# Your instructions:
Look through the data below for the string "stride", and copy every line where it turns up.

== Supplied data

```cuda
template <int K, int D, int EXTRA>
ZK_D void round_quad_body(const FactorPtrs &fp, uint64_t q, const FieldParams &P, const uint64_t *__restrict__ rptr, uint64_t *__restrict__ partials) {
    constexpr int NF = K + EXTRA, NS = D + 1;
    static_assert(NF <= 4 && NS <= 4, "four lanes per pair index");
    __shared__ uint32_t red[kBlock / 64][4][8];
    const Mul29 r = load_challenge29(rptr);
    const uint32_t lane = threadIdx.x & 63, wave = threadIdx.x >> 6, l4 = lane & 3;
    const bool has_factor = l4 < (uint32_t)NF;
    const uint64_t *in = fp.in[0];
    uint64_t *out = fp.out[0];
#pragma unroll
    for (int f = 1; f < NF; ++f)
        if (l4 == (uint32_t)f) {
            in = fp.in[f];
            out = fp.out[f];
        }
    const uint64_t stride = (uint64_t)gridDim.x * (kBlock / 4);
    uint64_t j = (uint64_t)blockIdx.x * (kBlock / 4) + (threadIdx.x >> 2);
    WideAcc acc;
    wide_zero(acc);
    Fe sum = fe_zero();
    Fe cur[4];
#pragma unroll
    for (int l = 0; l < 4; ++l) cur[l] = fe_zero();
    if (j < q && has_factor) {
#pragma unroll
        for (int l = 0; l < 4; ++l) cur[l] = fe_load(in, j + (uint64_t)l * q);
    }
    while (j < q) {
        const uint64_t jn = j + stride;
        Fe v[NS];
        v[0] = fe_sub(cur[0], fe_mul29(fe_sub(cur[0], cur[2], P), r, P), P);
        const Fe hi = fe_sub(cur[1], fe_mul29(fe_sub(cur[1], cur[3], P), r, P), P);
        if (has_factor) {
            fe_store(out, j, v[0]);
            fe_store(out, j + q, hi);
            if (jn < q) {
#pragma unroll
                for (int l = 0; l < 4; ++l) cur[l] = fe_load(in, jn + (uint64_t)l * q);
            }
        }
        if constexpr (NS > 1) v[1] = hi;
        if constexpr (NS > 2) {
            const Fe diff = fe_sub(hi, v[0], P);
#pragma unroll
            for (int t = 2; t < NS; ++t) v[t] = fe_add(v[t - 1], diff, P);
        }
        Fe w[NF];
#pragma unroll
        for (int g = 0; g < NF; ++g) w[g] = fe_zero();
        quad_transpose<0, NF, NS>(v, w, l4);
        if constexpr (K == 1) {
            sum = fe_add(sum, w[0], P);
        } else {
            Fe prod = w[0];
#pragma unroll
            for (int g = 1; g + 1 < K; ++g) prod = ZK_KD_INNER_MUL(prod, w[g], P);
            wide_mac(acc, prod.v, w[K - 1].v);
        }
        if constexpr (EXTRA) sum = fe_add(sum, w[K], P);
        j = jn;
    }
    Fe s = sum;
    if constexpr (K > 1) s = fe_add(redc_wide(acc, P), sum, P);
    {
        Fe a, b;
#pragma unroll
        for (int i = 0; i < 8; ++i) {
            const auto x = __builtin_amdgcn_permlane32_swap(s.v[i], s.v[i], false, false);
            a.v[i] = x[0];
            b.v[i] = x[1];
        }
        s = fe_add(a, b, P);
#pragma unroll
        for (int i = 0; i < 8; ++i) {
            const auto x = __builtin_amdgcn_permlane16_swap(s.v[i], s.v[i], false, false);
            a.v[i] = x[0];
            b.v[i] = x[1];
        }
        s = fe_add(a, b, P);
        s = fe_add(s, fe_dpp<0x128>(s), P);
        s = fe_add(s, fe_dpp<0x12C>(s), P);
    }
    if (lane < 4) {
#pragma unroll
        for (int i = 0; i < 8; ++i) red[wave][lane][i] = s.v[i];
    }
    __syncthreads();
    if (threadIdx.x < (uint32_t)NS) {
        Fe tot = fe_zero();
        for (int wv = 0; wv < kBlock / 64; ++wv) {
            Fe o;
#pragma unroll
            for (int i = 0; i < 8; ++i) o.v[i] = red[wv][threadIdx.x][i];
            tot = fe_add(tot, o, P);
        }
        fe_store(partials, (uint64_t)blockIdx.x * NS + threadIdx.x, tot);
    }
}
template <int K, int D, int EXTRA>
__global__ __launch_bounds__(kBlock) void k_round_quad(FactorPtrs fp, uint64_t q, FieldParams P, const uint64_t *__restrict__ rptr,
                                                       uint64_t *__restrict__ partials) {
    round_quad_body<K, D, EXTRA>(fp, q, P, rptr, partials);
}
template <int K, int D, int EXTRA>
__global__ __launch_bounds__(kBlock) void k_round_quad_b(BatchOf<RoundSlot> b, uint64_t q, FieldParams P) {
    const RoundSlot &a = b.a[blockIdx.y];
    const FactorPtrs fp = factor_ptrs_of(a.fp);
    round_quad_body<K, D, EXTRA>(fp, q, P, a.rptr, a.partials);
}

__global__ __launch_bounds__(kBlock) void k_round_single_t(FactorPtrs fp, int k, uint64_t q, FieldParams P, Fe tval,
                                                           uint64_t *__restrict__ partials) {
    Fe sum[1] = {fe_zero()};
    const uint64_t stride = (uint64_t)gridDim.x * kBlock;
    for (uint64_t j = (uint64_t)blockIdx.x * kBlock + threadIdx.x; j < q; j += stride) {
        Fe prod = fe_zero();
        for (int f = 0; f < k; ++f) {
            const Fe lo = fe_load(fp.in[f], j), hi = fe_load(fp.in[f], j + q);
            const Fe v = fe_sub(lo, fe_mul(tval, fe_sub(lo, hi, P), P), P);
            prod = (f == 0) ? v : fe_mul(prod, v, P);
        }
        sum[0] = fe_add(sum[0], prod, P);
    }
    block_reduce_store<1>(sum, partials, P);
}

}
```

### zk_amd/csrc/rounds.hip

```cpp
#include <cstdlib>

#include "env.hpp"
#include "launch.hpp"
#include "round_kernels.cuh"

namespace zk {

static constexpr uint32_t kCapGrid = 2048;

static uint32_t min_blocks() {
    static const uint32_t v = (uint32_t)env_u64("ZK_ROUND_MIN_BLOCKS", 512, 1, 2048);
    return v;
}
static int round0_dot29_mode() {
    static const int v = (int)env_u64("ZK_ROUND0_DOT29", 1, 0, 2);
    return v;
}
static bool round0_dot29() { return round0_dot29_mode() != 0; }
static bool round0_dot29_extra() { return round0_dot29_mode() == 2; }
static bool glds_rounds() {
    static const bool v = env_u64("ZK_ROUND_GLDS", 1, 0, 1) != 0;
    return v;
}
static uint64_t glds_min_pairs(uint64_t unset) {
    static const uint64_t v = env_u64("ZK_ROUND_GLDS_MIN_PAIRS", 0, 0, (uint64_t)1 << 40);
    return v ? v : unset;
}
static uint64_t glds_nt_min_pairs() {
    static const uint64_t v = env_u64("ZK_ROUND_GLDS_NT_MIN_PAIRS", (uint64_t)1 << 20, 64, (uint64_t)1 << 40);
    return v;
}
static bool glds_takes(uint64_t q, uint64_t min_pairs) { return glds_rounds() && (q & 63) == 0 && q >= 64 && q >= glds_min_pairs(min_pairs); }
static uint64_t quad_max_pairs() {
    static const uint64_t v = env_u64("ZK_QUAD_MAX_PAIRS", (uint64_t)1 << 15, 0, (uint64_t)1 << 40);
    return v;
}
template <int K, int D, int EXTRA>
static uint32_t launch_quad(const RoundLaunchCtx &lc, const FactorPtrs &fp, uint64_t q, const uint64_t *d_r) {
    uint64_t g = (q + 63) / 64;
    const uint64_t cap = (q + 64ull * kMaxLazy - 1) / (64ull * kMaxLazy);
    if (g > 2048) g = cap > 2048 ? cap : 2048;
    const FieldParams *P = lc.P;
    hipStream_t st = lc.stream;
    uint64_t *part = lc.d_partials;
    const uint32_t grid = (uint32_t)g;
    auto single = [=]() {
        k_round_quad<K, D, EXTRA><<<grid, kBlock, 0, st>>>(fp, q, *P, d_r, part);
        return hipGetLastError();
    };
    if (!batch_record(BK_ROUND_QUAD, (uint32_t)K | ((uint32_t)D << 4) | ((uint32_t)EXTRA << 9), grid, kBlock, 0, q, 0, 0, 0,
                      RoundSlot{factor_ptrs4(fp), d_r, part, ClaimJob{}}, single))
        (void)single();
    return grid;
}
static uint32_t min_blocks_plus1() {
    static const uint32_t v = (uint32_t)env_u64("ZK_ROUND_MIN_BLOCKS", 256, 1, 2048);
    return v;
}
static inline uint32_t round_grid(uint64_t q, uint32_t min_b = min_blocks()) {
    uint64_t b = (q + (uint64_t)kBlock * kMaxLazy - 1) / ((uint64_t)kBlock * kMaxLazy);
    const uint64_t one_pair = (q + kBlock - 1) / kBlock;
    const uint64_t floor_b = one_pair < min_b ? one_pair : min_b;
    if (b < floor_b) b = floor_b;
    return (uint32_t)(b ? b : 1);
}
static inline uint32_t capped_grid(uint64_t q) {
    uint64_t b = (q + kBlock - 1) / kBlock;
    if (b > kCapGrid) b = kCapGrid;
    return (uint32_t)(b ? b : 1);
}

static inline uint32_t claim_blocks(const RoundLaunchCtx &lc) { return lc.claim.out ? 1u : 0u; }

thread_local BatchRecorder *g_batch = nullptr;
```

====

# Expected answer:
    const uint64_t stride = (uint64_t)gridDim.x * (kBlock / 4);
        const uint64_t jn = j + stride;
    const uint64_t stride = (uint64_t)gridDim.x * kBlock;
    for (uint64_t j = (uint64_t)blockIdx.x * kBlock + threadIdx.x; j < q; j += stride) {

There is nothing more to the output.